template <int LOGN, int FROM, int TO, bool B128 = false>
struct XAffine {
    typedef Geo<LOGN> G;
    static_assert(G::LR == G::LOW, "N = 1024 geometry");
    static constexpr int R = G::R;
    static constexpr bool X12 = (FROM + TO == 3);
    __device__ __forceinline__ static int base(int layout, int lane) {
        return layout == 1 ? lane : layout == 2 ? (G::NLOW + 64) * (lane >> G::LOW) + (lane & (G::NLOW - 1)) : (R + 1) * lane;
    }
    __host__ __device__ static constexpr int stride(int layout) { return layout == 1 ? 64 + G::NLOW : layout == 2 ? (X12 ? G::NLOW : G::NLOW + 1) : 1; }
    __device__ __forceinline__ static void write(const double (&re)[R], const double (&im)[R], double* __restrict__ xbuf, double* __restrict__ xim, int lane) {
        const int bw = base(FROM, lane);
        constexpr int sw = stride(FROM);
        if constexpr (B128) {
            cplx* xc = reinterpret_cast<cplx*>(xbuf);
#pragma unroll
            for (int m = 0; m < R; m++) lds_st128(&xc[bw + sw * m], re[m], im[m]);
            return;
        }
#pragma unroll
        for (int m = 0; m < R; m++) lds_st(&xbuf[bw + sw * m], re[m]);
#pragma unroll
        for (int m = 0; m < R; m++) lds_st(&xim[bw + sw * m], im[m]);
    }
    template <int HALF>
    __device__ __forceinline__ static void read_half(double (&re)[R], double (&im)[R], const double* __restrict__ xbuf, const double* __restrict__ xim, int lane) {
        const int br = base(TO, lane);
        constexpr int sr = stride(TO);
        if constexpr (B128) {
            const cplx* xc = reinterpret_cast<const cplx*>(xbuf);
#pragma unroll
            for (int m = HALF * (R / 4); m < (HALF + 1) * (R / 4); m++) {
                const cplx a = lds_ld128(&xc[br + sr * m]), b = lds_ld128(&xc[br + sr * (m + R / 2)]);
                re[m] = a.x; im[m] = a.y; re[m + R / 2] = b.x; im[m + R / 2] = b.y;
            }
            return;
        }
#pragma unroll
        for (int m = HALF * (R / 4); m < (HALF + 1) * (R / 4); m++) {
            re[m] = lds_ld(&xbuf[br + sr * m]); re[m + R / 2] = lds_ld(&xbuf[br + sr * (m + R / 2)]);
            im[m] = lds_ld(&xim[br + sr * m]);  im[m + R / 2] = lds_ld(&xim[br + sr * (m + R / 2)]);
        }
    }
};

struct NoHook { __device__ __forceinline__ void operator()() const {} };
template <int LOGN, int NR, bool TWIST = true, typename HOOK = NoHook, bool INTERLEAVE = false, bool B128 = false>
__device__ __forceinline__ void fft_forward_multi_a(double (&re)[NR][Geo<LOGN>::R], double (&im)[NR][Geo<LOGN>::R],
                                                    const cplx* __restrict__ tw, double* __restrict__ xbuf, double* __restrict__ xim, int lane,
                                                    HOOK after_pass1 = HOOK()) {
    typedef Geo<LOGN> G;
    constexpr int R = G::R;
#pragma unroll
    for (int half = 0; half < (TWIST ? 2 : 0); half++) {
        cplx wt[R / 2];
#pragma unroll
        for (int m = 0; m < R / 2; m++) wt[m] = tw[G::TW_TWIST + lane + 64 * (half * (R / 2) + m)];
#pragma unroll
        for (int j = 0; j < NR; j++)
#pragma unroll
            for (int m = 0; m < R / 2; m++) {
                const int k = half * (R / 2) + m;
                const double rc = re[j][k] * wt[m].x, ic = im[j][k] * wt[m].x, rs = re[j][k] * wt[m].y, is = im[j][k] * wt[m].y;
                re[j][k] = rc - is;
                im[j][k] = ic + rs;
            }
    }
  if constexpr (INTERLEAVE) {
    static_assert(G::LR == 3, "three stages per pass");
    typedef XAffine<LOGN, 1, 2, B128> X1;
    typedef XAffine<LOGN, 2, 3, B128> X2;
    auto pass = [&](int j, const cplx* w, auto&& between0, auto&& between1) {
        fwd_stage_tw<R, 2>(re[j], im[j], w + (R - 8));
        __builtin_amdgcn_sched_barrier(0); between0(); __builtin_amdgcn_sched_barrier(0);
        fwd_stage_tw<R, 1>(re[j], im[j], w + (R - 4));
        __builtin_amdgcn_sched_barrier(0); between1(); __builtin_amdgcn_sched_barrier(0);
        fwd_stage_tw<R, 0>(re[j], im[j], w + (R - 2));
        __builtin_amdgcn_sched_barrier(0);
    };
    auto nothing = [] {};
    Tw<R - 1> w1;
    w1.load(tw + G::TW_P1 + lane, 64);
#pragma unroll
    for (int j = 0; j < NR; j++) {
        if (j == 0) pass(0, w1.w, nothing, nothing);
        else pass(j, w1.w, [&] { X1::template read_half<0>(re[j - 1], im[j - 1], xbuf, xim, lane); }, [&] { X1::template read_half<1>(re[j - 1], im[j - 1], xbuf, xim, lane); wave_lds_sync(); });
        X1::write(re[j], im[j], xbuf, xim, lane);
        wave_lds_sync();
    }
    after_pass1();
    Tw<R - 1> w2;
    w2.load(tw + G::TW_P2 + (lane & (G::NLOW - 1)), G::NLOW);
#pragma unroll
    for (int j = 0; j < NR; j++) {
        if (j == 0) pass(0, w2.w, [&] { X1::template read_half<0>(re[NR - 1], im[NR - 1], xbuf, xim, lane); }, [&] { X1::template read_half<1>(re[NR - 1], im[NR - 1], xbuf, xim, lane); wave_lds_sync(); });
        else pass(j, w2.w, [&] { X2::template read_half<0>(re[j - 1], im[j - 1], xbuf, xim, lane); }, [&] { X2::template read_half<1>(re[j - 1], im[j - 1], xbuf, xim, lane); wave_lds_sync(); });
        X2::write(re[j], im[j], xbuf, xim, lane);
        wave_lds_sync();
    }
    X2::template read_half<0>(re[NR - 1], im[NR - 1], xbuf, xim, lane);
    X2::template read_half<1>(re[NR - 1], im[NR - 1], xbuf, xim, lane);
    wave_lds_sync();
  } else {
    {
        Tw<R - 1> w1;
        w1.load(tw + G::TW_P1 + lane, 64);
#pragma unroll
        for (int j = 0; j < NR; j++) {
            P12<R, G::LR - 1>::fwd(re[j], im[j], w1.w);
            exchange<LOGN, 1, 2, B128 ? 2 : 1>(re[j], im[j], xbuf, lane, xim);
        }
    }
    after_pass1();
    Tw<R - 1> w2;
    w2.load(tw + G::TW_P2 + (lane & (G::NLOW - 1)), G::NLOW);
#pragma unroll
    for (int j = 0; j < NR; j++) {
        P12<R, G::LR - 1>::fwd(re[j], im[j], w2.w);
        exchange<LOGN, 2, 3, B128 ? 2 : 1>(re[j], im[j], xbuf, lane, xim);
    }
  }
}
template <int LOGN, int NR, bool TRIV = false>
__device__ __forceinline__ void fft_forward_multi_b(double (&re)[NR][Geo<LOGN>::R], double (&im)[NR][Geo<LOGN>::R],
                                                    const cplx* __restrict__ tw) {
    typedef Geo<LOGN> G;
    Tw<G::NLOW - 4> w3;
    w3.load(tw + G::TW_P3, 1);
#pragma unroll
    for (int j = 0; j < NR; j++) P3<G::R, G::NLOW, G::LOW - 1, TRIV>::fwd(re[j], im[j], w3.w);
}

template <int LOGN, int DUAL = 0, bool TRIV = false>
__device__ __forceinline__ void fft_inverse(double (&re)[Geo<LOGN>::R], double (&im)[Geo<LOGN>::R],
                                            const cplx* __restrict__ tw_small, const cplx* __restrict__ tw_big,
                                            double* __restrict__ xbuf, int lane, double* __restrict__ xim = nullptr) {
    typedef Geo<LOGN> G;
    constexpr int R = G::R;
    Tw<G::NLOW - 4> w3; Tw<R - 1> w2, w1; Tw<R> wt;
    w3.load(tw_small + G::TW_P3, 1);
    P3<R, G::NLOW, G::LOW - 1, TRIV>::template inv<false>(re, im, w3.w);
    w2.load(tw_small + G::TW_P2 + (lane & (G::NLOW - 1)), G::NLOW);
    exchange<LOGN, 3, 2, DUAL>(re, im, xbuf, lane, xim);
    P12<R, G::LR - 1>::inv(re, im, w2.w);
    w1.load(tw_big + G::TW_P1 + lane, 64);
    exchange<LOGN, 2, 1, DUAL>(re, im, xbuf, lane, xim);
    wt.load(tw_big + G::TW_TWIST + lane, 64);
    P12<R, G::LR - 1>::inv(re, im, w1.w);
    twist_mul<R>(re, im, wt.w);
}

template <int LOGN>
struct TwStage {
    typedef Geo<LOGN> G;
    static constexpr bool SPLIT = (LOGN >= 11);
    static constexpr int LDS_CPLX = SPLIT ? G::TW_DIR + (G::TW_DIR - G::TW_P2) : G::TW_TOTAL;
    __device__ __forceinline__ static void stage(cplx* __restrict__ lds, const cplx* __restrict__ global, int tid, int nthreads) {
        if constexpr (SPLIT) {
            for (int idx = tid; idx < G::TW_DIR; idx += nthreads) lds[idx] = global[idx];
            for (int idx = tid + G::TW_P2; idx < G::TW_DIR; idx += nthreads) lds[G::TW_DIR + idx - G::TW_P2] = global[G::TW_DIR + idx];
        } else {
            for (int idx = tid; idx < G::TW_TOTAL; idx += nthreads) lds[idx] = global[idx];
        }
    }
    __device__ __forceinline__ static const cplx* fwd(const cplx* lds) { return lds; }
    __device__ __forceinline__ static const cplx* inv_small(const cplx* lds) { return SPLIT ? lds + G::TW_DIR - G::TW_P2 : lds + G::TW_DIR; }
    __device__ __forceinline__ static const cplx* inv_big(const cplx* lds, const cplx* global) { return SPLIT ? global + G::TW_DIR : lds + G::TW_DIR; }
};

__device__ __forceinline__ uint32_t trunc_to_torus(double x) {
    const double t = __builtin_trunc(x);
    const double y = t + 6755399441055744.0;
    return (uint32_t)__double_as_longlong(y);
}

__device__ __forceinline__ uint32_t trunc_to_torus_wide(double x) {
    const double t = __builtin_trunc(x);
    if (!(__builtin_fabs(t) < 9223372036854775808.0)) return 0u;
    const double hi = __builtin_floor(t * 2.3283064365386963e-10);
    const double lo = __builtin_fma(hi, -4294967296.0, t);
    return (uint32_t)lo;
}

^^^^^^^^

**Problem statement**
Repeat exactly the lines above from the one with "template <int LOGN, int NR, bool TRIV" up to and including the one with "Tw<G::NLOW - 4> w3; Tw<R". No other line belongs in the reply.

**Task solution**
template <int LOGN, int NR, bool TRIV = false>
__device__ __forceinline__ void fft_forward_multi_b(double (&re)[NR][Geo<LOGN>::R], double (&im)[NR][Geo<LOGN>::R],
                                                    const cplx* __restrict__ tw) {
    typedef Geo<LOGN> G;
    Tw<G::NLOW - 4> w3;
    w3.load(tw + G::TW_P3, 1);
#pragma unroll
    for (int j = 0; j < NR; j++) P3<G::R, G::NLOW, G::LOW - 1, TRIV>::fwd(re[j], im[j], w3.w);
}

template <int LOGN, int DUAL = 0, bool TRIV = false>
__device__ __forceinline__ void fft_inverse(double (&re)[Geo<LOGN>::R], double (&im)[Geo<LOGN>::R],
                                            const cplx* __restrict__ tw_small, const cplx* __restrict__ tw_big,
                                            double* __restrict__ xbuf, int lane, double* __restrict__ xim = nullptr) {
    typedef Geo<LOGN> G;
    constexpr int R = G::R;
    Tw<G::NLOW - 4> w3; Tw<R - 1> w2, w1; Tw<R> wt;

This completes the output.